10. Verhandlungstag im Prozess gegen Eupen

Stand: 29.04.2013

Am 19.04.2013 wird der Prozess gegen Eupen mit der Vernehmung von Navratil, der in Begleitung seines Rechtsanwaltes erschein, fortgesetzt. Er wird durch die Vorsitzende Richterin belehrt und darauf hingewiesen, dass er zu bestimmten Komplexen ein Aussageverweigerungsrecht hat. Navratil war der Top-Verkäufer neben Siebrand. Navratil ist in Klugs Dienste getreten, als er seine Geschäftsräume am Emser Platz an Kai Klug übergeben hat.

Er bestätigt noch einmal seine Verkaufsmethode. Beim Kauf einer steuerbegünstigten Immobilie ist der Aufwand durch die Steuern und die Miete weitgehend gedeckt. Am selben Tag sollte es dann zum Notar gehen. Das war das Ziel, so erklärt Navratil. Natürlich ist das falsch gewesen. Schon allein deshalb, weil doch gar keine Darlehensverträge vorlagen. Deshalb konnte die Belastung gar nicht genau ausgerechnet werden.

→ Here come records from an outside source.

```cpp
struct DeviceScope {
    int prev = -1, want;
    bool ok = true;
    explicit DeviceScope(int device) : want(device) {
        if (hipGetDevice(&prev) != hipSuccess) prev = -1;
        if (prev != want && hipSetDevice(want) != hipSuccess) ok = false;
    }
    ~DeviceScope() { if (prev >= 0 && prev != want) (void)hipSetDevice(prev); }
    DeviceScope(const DeviceScope&) = delete;
    DeviceScope& operator=(const DeviceScope&) = delete;
};

int predict_host(mdc_model* m, const float* x_host, int64_t n, float* probs_host, int32_t* labels_host, int64_t chunk_frames);
int predict_host_checked(mdc_model* m, const float* x_host, int64_t n, float* probs_host, int32_t* labels_host, uint8_t* nonfinite_host,
                         int64_t* nonfinite_count, int policy, int64_t chunk_frames);
int predict_host_iq_u8(mdc_model* m, const uint8_t* iq_host, int64_t n, int64_t hop, float scale, float* probs_host, int32_t* labels_host,
                       int64_t chunk_frames);
int predict_host_iq_u8_norm(mdc_model* m, const uint8_t* iq_host, int64_t n, int64_t hop, float level, int flags, float* probs_host,
                            int32_t* labels_host, mdc_iq_window_stats* stats_host, int64_t chunk_frames);
int predict_host_iq(mdc_model* m, const void* iq_host, int format, int64_t n, int64_t hop, float scale, float* probs_host, int32_t* labels_host,
                    int64_t chunk_frames);
int predict_host_iq_norm(mdc_model* m, const void* iq_host, int format, int64_t n, int64_t hop, float level, int flags, float* probs_host,
                         int32_t* labels_host, mdc_iq_window_stats64* stats_host, int64_t chunk_frames);
void host_ctx_free(mdc_model* m);

int deployed_pack(mdc_model* m);
int deployed_f32m_pack(mdc_model* m);
int deployed_f32m_forward(const mdc_model* m, const float* x, int64_t n, float* probs, int32_t* labels, float* tap_dense, hipStream_t s);
// ... 42 lines not shown
```

modulationdetectioncnn_amd/csrc/vtcnn2_bf16_dense1.hip:

```cpp
#include "vtcnn2_bf16_common.h"
#include "dense_chain_common.h"

#include <cstdlib>

namespace mdc {

namespace {

constexpr int kBM = 256, kBN = 256, kBK = 64;
constexpr int kTileBytes = kBM * kBK * 2;
constexpr size_t kDenseBf16Lds = (size_t)4 * kTileBytes;
constexpr size_t kDenseHeadLds = (size_t)128 * kChainXld * 4;
static_assert(kDenseHeadLds >= kDenseBf16Lds, "the fused-head form allocates the larger of the two");
constexpr int kNT = kFeat / kBK;

__device__ __forceinline__ bf16x8 cvt_e4m3x8(u32x2 r) {
    const bf16x2 p0 = __builtin_amdgcn_cvt_scalef32_pk_bf16_fp8(r[0], 1.0f, false);
    const bf16x2 p1 = __builtin_amdgcn_cvt_scalef32_pk_bf16_fp8(r[0], 1.0f, true);
    const bf16x2 p2 = __builtin_amdgcn_cvt_scalef32_pk_bf16_fp8(r[1], 1.0f, false);
    const bf16x2 p3 = __builtin_amdgcn_cvt_scalef32_pk_bf16_fp8(r[1], 1.0f, true);
    return bf16x8{p0[0], p0[1], p1[0], p1[1], p2[0], p2[1], p3[0], p3[1]};
}


// ... 67 lines not shown
                for (int j = 0; j < 4; ++j)
                    acc[i][j] = __builtin_amdgcn_mfma_f32_16x16x32_bf16(af[i], bfr[j], acc[i][j], 0, 0, 0);
        }
    };

    stage(0, 0);
    __syncthreads();
    int cur = 0;
    for (int t = 0; t < kNT - 1; ++t) {
        stage(t + 1, cur ^ 1);
        compute(cur);
        __syncthreads();
        cur ^= 1;
    }
    compute(cur);

#pragma unroll
    for (int j = 0; j < 4; ++j) {
        const int col = wc * 64 + j * 16 + fr;
        const float bias = c1[col];
#pragma unroll
        for (int i = 0; i < 8; ++i)
#pragma unroll
            for (int r = 0; r < 4; ++r) {
                const long row = row0 + wr * 128 + i * 16 + fg * 4 + r;
                if (row < n) hid[row * kHid + col] = fmaxf(acc[i][j][r] + bias, 0.f);
            }
    }
}


#endif

template <bool HEAD>
__device__ __forceinline__ void d1_epilogue(f32x4 (&acc)[8][4], unsigned char* smem, long row0, long n, int lane, int wv,
                                            const float* __restrict__ c1, float* __restrict__ hid, const float* __restrict__ w2pack,
                                            int n_out, float* __restrict__ probs, int* __restrict__ labels) {
    const int wr = wv >> 2, wc = wv & 3, fr = lane & 15, fg = lane >> 4;
    if constexpr (!HEAD) {
#pragma unroll
        for (int j = 0; j < 4; ++j) {
            const int col = wc * 64 + j * 16 + fr;
            const float bias = c1[col];
#pragma unroll
            for (int i = 0; i < 8; ++i)
#pragma unroll
                for (int r = 0; r < 4; ++r) {
                    const long row = row0 + wr * 128 + i * 16 + fg * 4 + r;
                    if (row < n) hid[row * kHid + col] = fmaxf(acc[i][j][r] + bias, 0.f);
                }
        }
    } else {
        float* xs = reinterpret_cast<float*>(smem);
        float w2[64];
#pragma unroll
        for (int i = 0; i < 64; ++i) w2[i] = w2pack[i * 64 + lane];
        const float b2 = w2pack[64 * 64 + 16 * 64 + fr];
        float bias1[4];
#pragma unroll
        for (int j = 0; j < 4; ++j) bias1[j] = c1[wc * 64 + j * 16 + fr];
#pragma unroll
        for (int half = 0; half < 2; ++half) {
            __syncthreads();
            if (wr == half) {
#pragma unroll
                for (int j = 0; j < 4; ++j)
#pragma unroll
                    for (int i = 0; i < 8; ++i)
#pragma unroll
                        for (int r = 0; r < 4; ++r)
                            xs[(i * 16 + fg * 4 + r) * kChainXld + wc * 64 + j * 16 + fr] = fmaxf(acc[i][j][r] + bias1[j], 0.f);
            }
            __syncthreads();
            const f32x4 a2 = chain_k256(xs + (wv * 16 + fr) * kChainXld + fg, w2, f32x4{0.f, 0.f, 0.f, 0.f});
            f32x4 z;
#pragma unroll
            for (int r = 0; r < 4; ++r) z[r] = a2[r] + b2;
            chain_softmax_store(z, fr, fg, row0 + half * 128 + wv * 16, n, n_out, probs, labels, nullptr);
        }
    }
}

constexpr int kUnitBytes = 128 * 128;
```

Das Ganze war Psychologie, wie Navratil mehrfach betont. Er hätte alles bei Kai Klug gelernt. Siebrand hätte es ihm beigebracht.

Das können wir Herrn Navratil nicht wirklich abnehmen. Er hat lange Jahre sehr „erfolgreich“ als Top-Verkäufer in seiner eigenen Firma R+R First Concept GmbH gearbeitet. Über die 14-Tagefrist ist man ganz einfach hinweggekommen, indem man dem Kunden erklärt hat, dass er sonst in 14 Tagen noch einmal wiederkommen müsste. Das wollten die Kunden nicht. Dann wurde die Unterschrift rückdatiert.

Anfangs hätte man mit Notar Prause gearbeitet. Der hätte aber genau darauf hingewiesen, dass es sich um den Erwerb einer Wohnung handelt. Die Kunden hätten dann bei Prause nicht unterschrieben. Deshalb hätte man sich von Prause getrennt. Man wollte einen Notar haben, der nicht unbedingt alles so genau erklärt, dass der Kunde es begreift. So ist man dann auf Eupen gekommen. Eupen hatte gesagt, es handelt sich lediglich um ein unverbindliches Kaufangebot. Wenn die Finanzierung nicht klappt, dann wäre das alles ungültig. In schwierigen Fällen sollte er nicht so direkt sein, sondern ein bisschen lockerer. Er selbst hätte ein solches Gespräch mit Eupen geführt. Navratil bestätigt, dass Eupen einen Zettel bekommen hat, auf dem der Käufer die 14-Tagefrist schriftlich bestätigte. Bei Eupen war das Ganze ganz locker. Man machte es sich bequem. Die Kunden hätten nie etwas verstanden. Das hätten die Kunden alle so gesagt. Zwar hätte Eupen gesagt, dass die Kunden Fragen stellen dürften, aber damit seien die Kunden psychologisch ausgebremst worden. Von 100 Kunden hätte einer mal eine Frage gestellt. Neben Eupen gab es noch die Kanzlei Wollmann & Partner.

Es gibt dann eine heftige Auseinandersetzung zwischen den Verteidigern und der Staatsanwaltschaft über die Befragung des Zeugen. Nach einer kurzen Pause wird die Vernehmung fortgesetzt. Auf Befragen wurden viele Namen sogenannter Vertriebsnotare genannt. Nach der Mittagspause fand unter Ausschluss der Öffentlichkeit ein informelles Gespräch statt.

Die Hauptverhandlung wird am  7. Mai 2013 fortgesetzt.